# Forum Home Renovation Fences & Screens  Fence Design help required

## john777

Hi,Can anyone help in advising how to build a 1.8m high side boundary fence in either of the following 2 types of design ......this is a DIY projectWhat I am trying to achieve is something with the same look on both sides of the fence 1. Timber paling fence with NO visible top and bottom horizontal rails .......can the 2. Using Blue Board panels say nailed / screwed to both sides of say horizontal top / btm timber rails and using galvinised metal postsAny other suggestions?cheers

----------


## barney118

Can I ask why? Also some councils specify what you can and can't put up depending on how you fit into an estate etc .
Sloping/flat ground?
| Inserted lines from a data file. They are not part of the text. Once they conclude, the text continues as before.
__global__ void __launch_bounds__(SCAN_THREADS, 1)
flat_scan_kernel(const __grid_constant__ CUtensorMap tmap_q, const __grid_constant__ CUtensorMap tmap_db,
                 const float* __restrict__ hn, int32_t* __restrict__ tile_counter, int64_t n_search, int n_tiles, int nq,
                 int n_half, int kg, int32_t* __restrict__ Mx, int32_t* __restrict__ Tg, uint64_t* __restrict__ pool,
                 int32_t* __restrict__ cnt, int32_t* __restrict__ flags, int32_t* __restrict__ dbg_first, int tune) {
    extern __shared__ uint8_t smem_raw[];
    uint8_t* smem = reinterpret_cast<uint8_t*>((reinterpret_cast<uintptr_t>(smem_raw) + 1023) & ~uintptr_t(1023));
    uint8_t* q_s = smem;
    uint8_t* b_s = smem + Q_BYTES_MAX;
    float* h_s = reinterpret_cast<float*>(b_s + RING_SLOTS * SLOT_BYTES);
    int* lmax_s = reinterpret_cast<int*>(h_s + H_RING * SCAN_TILE);
    int* cnt_s = lmax_s + 2 * NQ_CTA;
    ScanBars* bars = reinterpret_cast<ScanBars*>(cnt_s + NQ_CTA);

    const int warp = threadIdx.x >> 5;
    const int lane = threadIdx.x & 31;
    const int G = gridDim.x;
    const int cta = blockIdx.x;
    const int rank = cta & 1, clu = cta >> 1, C = G >> 1;
    const int qrow0 = rank * n_half * 128;
    const int warm_cap = ((tune >> 8) & 15) ? ((tune >> 8) & 15) : WARM_TILES;
    const int warm = (tune & 2) ? 1 : max(1, min(warm_cap, n_tiles / C));

    for (int i = threadIdx.x; i < NQ_CTA; i += blockDim.x) {
        lmax_s[i] = INT_MIN;
        lmax_s[NQ_CTA + i] = INT_MIN;
        cnt_s[i] = 0;
    }
    if (threadIdx.x == 0) {
        tma_prefetch_desc(&tmap_q);
        tma_prefetch_desc(&tmap_db);
        for (int s = 0; s < RING_SLOTS; ++s) {
            mbar_init(&bars->full[s], 1);
            mbar_init(&bars->empty[s], 2);
        }
        for (int a = 0; a < 2; ++a) {
            mbar_init(&bars->tfull[a], 1);
            mbar_init(&bars->tempty[a], EPI_WARPS);
        }
        mbar_init(&bars->qfull, 1);
        bars->done = 0;
        mbar_fence_init();
    }
    if (warp == MMA_WARP) {
        tmem_alloc(&bars->tmem_base, 512);
        tmem_relinquish();
    }
    tc_fence_before();
    cluster_sync();
    tc_fence_after();
    const uint32_t tmem_base = __shfl_sync(0xffffffffu, bars->tmem_base, 0);

    if (warp == TMA_WARP) {
        if (lane == 0) {
            const int q_rows = n_half * 128;
            mbar_arrive_expect_tx(&bars->qfull, 2u * q_rows * 128u);
            for (int kb = 0; kb < 2; ++kb)
                for (int r0 = 0; r0 < q_rows; r0 += 32)
                    tma_load_2d(q_s + kb * Q_KB_BYTES + r0 * 128, &tmap_q, &bars->qfull, kb * 64, qrow0 + r0);
        }
        if (lane == 0 && rank == 0) {
            const uint32_t peer_full0 = map_shared_rank(&bars->full[0], 1);
            const uint32_t peer_tile_of0 = map_shared_rank(&bars->tile_of[0], 1);
            int tile = clu;
            int revisit = -1;
            int nxt = warm * C + atomicAdd(tile_counter, 1);
            int i = 0;
            for (;; ++i) {
                const int kc0 = 2 * i;
                const uint32_t ph = (kc0 / RING_SLOTS) & 1;
                const int s0 = kc0 % RING_SLOTS;
                mbar_wait_parked(&bars->empty[s0], ph ^ 1);
                bars->tile_of[i & 7] = tile;
                mbar_arrive_expect_tx_remote(peer_full0 + 8 * s0, (tile < 0 ? 0 : SLOT_BYTES + SCAN_TILE * 4) + 4);
                st_async_remote(peer_tile_of0 + 4 * (i & 7), tile, peer_full0 + 8 * s0);
                if (tile < 0) {
                    mbar_arrive(&bars->full[s0]);
                    break;
                }
#pragma unroll
                for (int kb = 0; kb < 2; ++kb) {
                    const int s = s0 + kb;
                    if (kb == 1) {
                        mbar_wait_parked(&bars->empty[s], ph ^ 1);
                        mbar_arrive_expect_tx_remote(peer_full0 + 8 * s, SLOT_BYTES);
                    }
                    mbar_arrive_expect_tx(&bars->full[s], SLOT_BYTES + (kb == 0 ? SCAN_TILE * 4 : 0));
                    if (kb == 0)
                        bulk_load_1d_multicast(h_s + (i % H_RING) * SCAN_TILE, hn + static_cast<int64_t>(tile) * SCAN_TILE,
                                               SCAN_TILE * 4, &bars->full[s], PAIR_MASK);
                    uint8_t* dst = b_s + s * SLOT_BYTES;
                    tma_load_2d_multicast(dst, &tmap_db, &bars->full[s], kb * 64, tile * SCAN_TILE, PAIR_MASK);
                    tma_load_2d_multicast(dst + BOX_BYTES, &tmap_db, &bars->full[s], kb * 64, tile * SCAN_TILE + TILE_ROWS,
                                          PAIR_MASK);
                }
                if (i + 1 < warm) {
                    tile = clu + (i + 1) * C;
                } else if (revisit < 0 && nxt < n_tiles) {
                    tile = nxt;
                    nxt = warm * C + atomicAdd(tile_counter, 1);
                } else {
                    ++revisit;
                    tile = revisit < warm ? clu + revisit * C : -1;
                }
            }
            for (int kc = 2 * i + 1; kc < 2 * i + RING_SLOTS; ++kc)
                mbar_wait_parked(&bars->empty[kc % RING_SLOTS], ((kc / RING_SLOTS) & 1) ^ 1);
        }
        __syncwarp();
    } else if (warp == MMA_WARP) {
        const bool leader = elect_one();
        const uint32_t idesc = umma_idesc_f16(1u, 128u, static_cast<uint32_t>(SCAN_TILE));
        const uint64_t adesc0 = umma_desc_sw128(smem_u32(q_s));
        const uint64_t bdesc0 = umma_desc_sw128(smem_u32(b_s));
        mbar_wait_parked(&bars->qfull, 0);
        uint32_t uc = 0;
        bool more = true;
        for (int i = 0; more; ++i) {
            const int s0 = (2 * i) % RING_SLOTS, s1 = s0 + 1;
            const uint32_t ph = ((2 * i) / RING_SLOTS) & 1;
            for (int hq = 0; hq < n_half; ++hq, ++uc) {
                const int acc = uc & 1;
                const uint32_t aph = (uc >> 1) & 1;
                const bool last = hq == n_half - 1;
                mbar_wait_parked(&bars->tempty[acc], aph ^ 1);
                if (hq == 0) {
                    mbar_wait_parked_cluster(&bars->full[s0], ph);
                    if (smem_ld_volatile(&bars->tile_of[i & 7]) < 0) {
                        if (leader) tc_commit(&bars->tfull[acc]);
                        __syncwarp();
                        more = false;
                        break;
                    }
                }
                tc_fence_after();
                const uint32_t d_tmem = tmem_base + acc * SCAN_TILE;
                const uint64_t a_kb0 = adesc0 + static_cast<uint64_t>((hq * (128 * 128)) >> 4);
                const uint64_t a_kb1 = a_kb0 + static_cast<uint64_t>(Q_KB_BYTES >> 4);
                const uint64_t b_kb0 = bdesc0 + static_cast<uint64_t>((s0 * SLOT_BYTES) >> 4);
                const uint64_t b_kb1 = b_kb0 + static_cast<uint64_t>(SLOT_BYTES >> 4);
                if (leader) {
#pragma unroll
                    for (int j = 0; j < 4; ++j) tc_mma_f16(d_tmem, a_kb0 + 2 * j, b_kb0 + 2 * j, idesc, j != 0 ? 1u : 0u);
                    if (last) tc_commit_multicast(&bars->empty[s0], RANK0_MASK);
                }
                if (hq == 0) {
                    mbar_wait_parked_cluster(&bars->full[s1], ph);
                    tc_fence_after();
                }
                if (leader) {
#pragma unroll
                    for (int j = 0; j < 4; ++j) tc_mma_f16(d_tmem, a_kb1 + 2 * j, b_kb1 + 2 * j, idesc, 1u);
                    if (last) tc_commit_multicast(&bars->empty[s1], RANK0_MASK);
                    tc_commit(&bars->tfull[acc]);
                }
                __syncwarp();
            }
        }
        __syncwarp();
    } else if (warp < EPI_WARPS) {
        const int qd = warp & 3;
        const int e = warp;
        const int part = e >> 2;
        constexpr int QPW = NQ_CTA / EPI_WARPS;
        static_assert(2 * QPW == 32, "one lane per (query, column half) when maxima are published");
        const int q_rows = n_half * 128;
        int* lmax_part = lmax_s + (part >> 1) * NQ_CTA;
        const float NEG_INF = -INFINITY;
        int pub = INT_MIN;
        int thr_ord[2] = {NEG_INF_ORD, NEG_INF_ORD};
        float t_exact[2], t_pre[2];
        bool active[2];
#pragma unroll
        for (int hq = 0; hq < 2; ++hq) {
            active[hq] = hq < n_half && qrow0 + (hq * 128 + qd * 32 + lane) < nq;
            t_exact[hq] = active[hq] ? NEG_INF : INFINITY;
            t_pre[hq] = t_exact[hq];
        }
        uint64_t* my_pool = pool + static_cast<int64_t>(cta) * NQ_CTA * POOL_CAP;
        const uint32_t ns32 = static_cast<uint32_t>(n_search);
        auto load_thresholds = [&](int (&tg)[2]) {
#pragma unroll
            for (int hq = 0; hq < 2; ++hq) tg[hq] = active[hq] ? ld_relaxed(&Tg[qrow0 + hq * 128 + qd * 32 + lane]) : INT_MIN;
        };
        auto apply_thresholds = [&](const int (&tg)[2], int i) -> bool {
            bool valid = true;
#pragma unroll
            for (int hq = 0; hq < 2; ++hq) {
                if (active[hq]) {
                    if (tg[hq] > thr_ord[hq]) {
                        if (dbg_first && part == 0 && thr_ord[hq] == NEG_INF_ORD)
                            dbg_first[cta * NQ_MAX + qrow0 + hq * 128 + qd * 32 + lane] = i;
                        thr_ord[hq] = tg[hq];
                        const float t = ord2f(tg[hq]);
                        t_exact[hq] = t;
                        t_pre[hq] = t - fabsf(t) * (1.f / 1048576.f) - 1e-37f;
                    }
                    valid = valid && (thr_ord[hq] > NEG_INF_ORD);
                }
            }
            return __all_sync(0xffffffffu, valid);
        };
        auto publish_maxima = [&]() {
            const int ql = e * QPW + (lane % QPW), half = lane / QPW;
            if (ql < q_rows && qrow0 + ql < nq) {
                const int m = smem_ld_volatile(&lmax_s[half * NQ_CTA + ql]);
                if (m > pub) {
                    st_relaxed(&Mx[(qrow0 + ql) * G + 2 * clu + half], m);
                    pub = m;
                }
            }
        };
        const bool probe = dbg_first != nullptr && threadIdx.x == 0 && nq <= NQ_MAX - 8;
        unsigned long long t_start = 0;
        if (probe) asm volatile("mov.u64 %0, %%globaltimer;" : "=l"(t_start));
        auto stamp = [&](int slot) {
            if (probe) {
                unsigned long long t;
                asm volatile("mov.u64 %0, %%globaltimer;" : "=l"(t));
                dbg_first[cta * NQ_MAX + NQ_MAX - 8 + slot] = static_cast<int>(t - t_start);
            }
        };
        const uint32_t tlane = tmem_base + (static_cast<uint32_t>(qd * 32) << 16) + part * PART_COLS;
        uint32_t uc = 0;

        for (int w = 0; w < warm; ++w) {
            const uint32_t row0 = static_cast<uint32_t>(clu + w * C) * SCAN_TILE + part * PART_COLS;
            const float* h_part = h_s + (w % H_RING) * SCAN_TILE + part * PART_COLS;
            bool edge = (static_cast<uint32_t>(clu + w * C) + 1u) * SCAN_TILE > ns32 || (tune & 4);
            float hx = 0.f;
            for (int hq = 0; hq < n_half; ++hq, ++uc) {
                const int acc = uc & 1;
                mbar_wait_parked(&bars->tfull[acc], (uc >> 1) & 1);
                if (hq == 0 && !edge) {
                    const float a = h_part[lane], b = h_part[32 + lane];
                    const float hmax_w = __uint_as_float(__reduce_max_sync(0xffffffffu, __float_as_uint(fmaxf(a, b))));
                    const float hmin_w = __uint_as_float(__reduce_min_sync(0xffffffffu, __float_as_uint(fminf(a, b))));
                    hx = hmax_w * (1.f + 1.f / 1048576.f);
                    edge = !(hmax_w - hmin_w <= hmax_w * (1.f / 262144.f));
                }
                tc_fence_after();
                float munit = NEG_INF;
#pragma unroll 1
                for (int c = 0; c < PART_COLS / 32; ++c) {
                    uint32_t v[32];
                    tmem_ld_32x32(tlane + acc * SCAN_TILE + c * 32, v);
                    tc_wait_ld();
                    if (!edge) {
                        float gm[4];
#pragma unroll
                        for (int g = 0; g < 4; ++g) {
                            float m = fmax3(__uint_as_float(v[8 * g]), __uint_as_float(v[8 * g + 1]), __uint_as_float(v[8 * g + 2]));
                            m = fmax3(m, __uint_as_float(v[8 * g + 3]), __uint_as_float(v[8 * g + 4]));
                            m = fmax3(m, __uint_as_float(v[8 * g + 5]), __uint_as_float(v[8 * g + 6]));
                            gm[g] = fmaxf(m, __uint_as_float(v[8 * g + 7]));
                        }
                        munit = fmaxf(munit, fmaxf(fmax3(gm[0], gm[1], gm[2]), gm[3]) - hx);
                    } else {
                        const float* hc = h_part + c * 32;
                        const int nvalid = static_cast<int>(min(ns32 - min(ns32, row0 + c * 32), 32u));
#pragma unroll
                        for (int j = 0; j < 32; ++j)
                            if (j < nvalid) munit = fmaxf(munit, __uint_as_float(v[j]) - hc[j]);
                    }
                }
                if (hq == 0 ? active[0] : active[1]) smem_red_max(&lmax_part[hq * 128 + qd * 32 + lane], f2ord(munit));
                tc_fence_before();
                __syncwarp();
                mbar_arrive_lane0(&bars->tempty[acc], lane);
            }
            publish_maxima();
            if (w == 0) stamp(0);
        }
        {
            int tg[2];
            bool ok = false;
            for (int spin = 0; spin < 4096 && !ok; ++spin) {
                publish_maxima();
                load_thresholds(tg);
                ok = apply_thresholds(tg, 1);
                if (!ok) __nanosleep(100);
            }
            stamp(1);
        }
        for (int i = warm;; ++i) {
            int tg[2] = {INT_MIN, INT_MIN};
            const bool rf = i > warm && (((tune & 8) && i < warm + 32) || (i & 3) == 0);
            if (rf) load_thresholds(tg);
            const float* h_part = h_s + (i % H_RING) * SCAN_TILE + part * PART_COLS;
            uint32_t row0 = 0;
            float hm = 0.f;
            bool end = false, edge = false;
            for (int hq = 0; hq < n_half; ++hq, ++uc) {
                const int acc = uc & 1;
                mbar_wait_parked(&bars->tfull[acc], (uc >> 1) & 1);
                if (hq == 0) {
                    const int tile = smem_ld_volatile(&bars->tile_of[i & 7]);
                    if (tile < 0) {
                        end = true;
                        break;
                    }
                    row0 = static_cast<uint32_t>(tile) * SCAN_TILE + part * PART_COLS;
                    const float hmin_w =
                        __uint_as_float(__reduce_min_sync(0xffffffffu, __float_as_uint(fminf(h_part[lane], h_part[32 + lane]))));
                    hm = hmin_w * (1.f - 1.f / 1048576.f);
                    edge = (static_cast<uint32_t>(tile) + 1u) * SCAN_TILE > ns32 || (tune & 4);
                }
                const float tp = (hq == 0 ? t_pre[0] : t_pre[1]) + hm;
                tc_fence_after();
                const uint32_t taddr = tlane + acc * SCAN_TILE;
#pragma unroll 1
                for (int c = 0; c < PART_COLS / 32; ++c) {
                    uint32_t v[32];
                    tmem_ld_32x32(taddr + c * 32, v);
                    tc_wait_ld();
                    float gm[4];
#pragma unroll
                    for (int g = 0; g < 4; ++g) {
                        float m = fmax3(__uint_as_float(v[8 * g]), __uint_as_float(v[8 * g + 1]), __uint_as_float(v[8 * g + 2]));
                        m = fmax3(m, __uint_as_float(v[8 * g + 3]), __uint_as_float(v[8 * g + 4]));
                        m = fmax3(m, __uint_as_float(v[8 * g + 5]), __uint_as_float(v[8 * g + 6]));
                        gm[g] = fmaxf(m, __uint_as_float(v[8 * g + 7]));
                    }
                    const float ma = fmaxf(fmax3(gm[0], gm[1], gm[2]), gm[3]);
                    const bool fired = ma > tp;
                    if (__any_sync(0xffffffffu, fired)) {
                        const int q = hq * 128 + qd * 32 + lane;
                        const float te = hq == 0 ? t_exact[0] : t_exact[1];
                        const uint32_t rbase = row0 + c * 32;
                        if (!edge)
                            scan_chunk_hits<false>(v, h_part + c * 32, te, 32, rbase, &cnt_s[q], &lmax_part[q], my_pool + q * POOL_CAP);
                        else
                            scan_chunk_hits<true>(v, h_part + c * 32, te, static_cast<int>(min(ns32 - min(ns32, rbase), 32u)), rbase,
                                                  &cnt_s[q], &lmax_part[q], my_pool + q * POOL_CAP);
                        __syncwarp();
                    }
                }
                tc_fence_before();
                __syncwarp();
                mbar_arrive_lane0(&bars->tempty[acc], lane);
            }
            if (end) break;
            if (rf) apply_thresholds(tg, i);
            if (i < warm + 32 || (i & 3) == 0) publish_maxima();
            if (i == warm) stamp(2);
            if (i == 16) stamp(5);
            if (i == 32) stamp(6);
            if (i == 96) stamp(7);
        }
        stamp(3);
        publish_maxima();
        stamp(4);
        __syncwarp();
        asm volatile("bar.sync 1, %0;" ::"n"(EPI_WARPS * 32) : "memory");
        {
            const int ql = e * QPW + lane;
            if (lane < QPW && ql < q_rows && qrow0 + ql < nq) {
                const int c = cnt_s[ql];
                cnt[cta * NQ_CTA + ql] = min(c, POOL_CAP);
                if (c > POOL_CAP) flags[qrow0 + ql] = 1;
            }
        }
        if (lane == 0) smem_atom_inc(&bars->done);
    } else {
        uint32_t round = 0;
        while (smem_ld_volatile(&bars->done) < EPI_WARPS) {
            for (int q = cta; q < nq; q += G) {
                uint32_t u[5];
#pragma unroll
                for (int t = 0; t < 5; ++t) {
                    const int g = lane + 32 * t;
                    const int m = g < G ? ld_relaxed(&Mx[q * G + g]) : INT_MIN;
                    u[t] = static_cast<uint32_t>(m) ^ 0x80000000u;
                }
                uint32_t res = 0;
                for (int bit = 31; bit >= 0; --bit) {
                    const uint32_t cand = res | (1u << bit);
                    int c = 0;
#pragma unroll
                    for (int t = 0; t < 5; ++t) c += (u[t] >= cand) ? 1 : 0;
                    c = __reduce_add_sync(0xffffffffu, c);
                    if (c >= kg) res = cand;
                }
                const int T = static_cast<int>(res ^ 0x80000000u);
                if (lane == 0 && T > NEG_INF_ORD && T > ld_relaxed(&Tg[q])) st_relaxed(&Tg[q], T);
            }
            ++round;
            if ((tune & 1) || round < 6) {
                __nanosleep((tune & 1) ? (round < 48 ? 100 : (round < 96 ? 1000 : 4000)) : 100);
            } else {
                for (int nap = 0; nap < 8 && smem_ld_volatile(&bars->done) < EPI_WARPS; ++nap) __nanosleep(500);
            }
        }
    }

    tc_fence_before();
    cluster_sync();
    if (warp == MMA_WARP) tmem_dealloc(tmem_base, 512);
}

Cost a consideration given mr neighbor?  
Sent from my iPhone 4s using Tapatalk

----------


## john777

> Can I ask why? Also some councils specify what you can and can't put up depending on how you fit into an estate etc .
> Sloping/flat ground? Cost a consideration given mr neighbor?  
> Sent from my iPhone 4s using Tapatalk

  Both residents each side of the fence want the same look.

----------


## paddyjoy

> Both residents each side of the fence want the same look.

  Had the same issue with my neighbour. You could make it like a standard pailing fence but put paillings on both sides, would increase the cost a good bit. 
Or you could do a design where the pailings go inside the rails so it is identical from both sides, this is what we did.

----------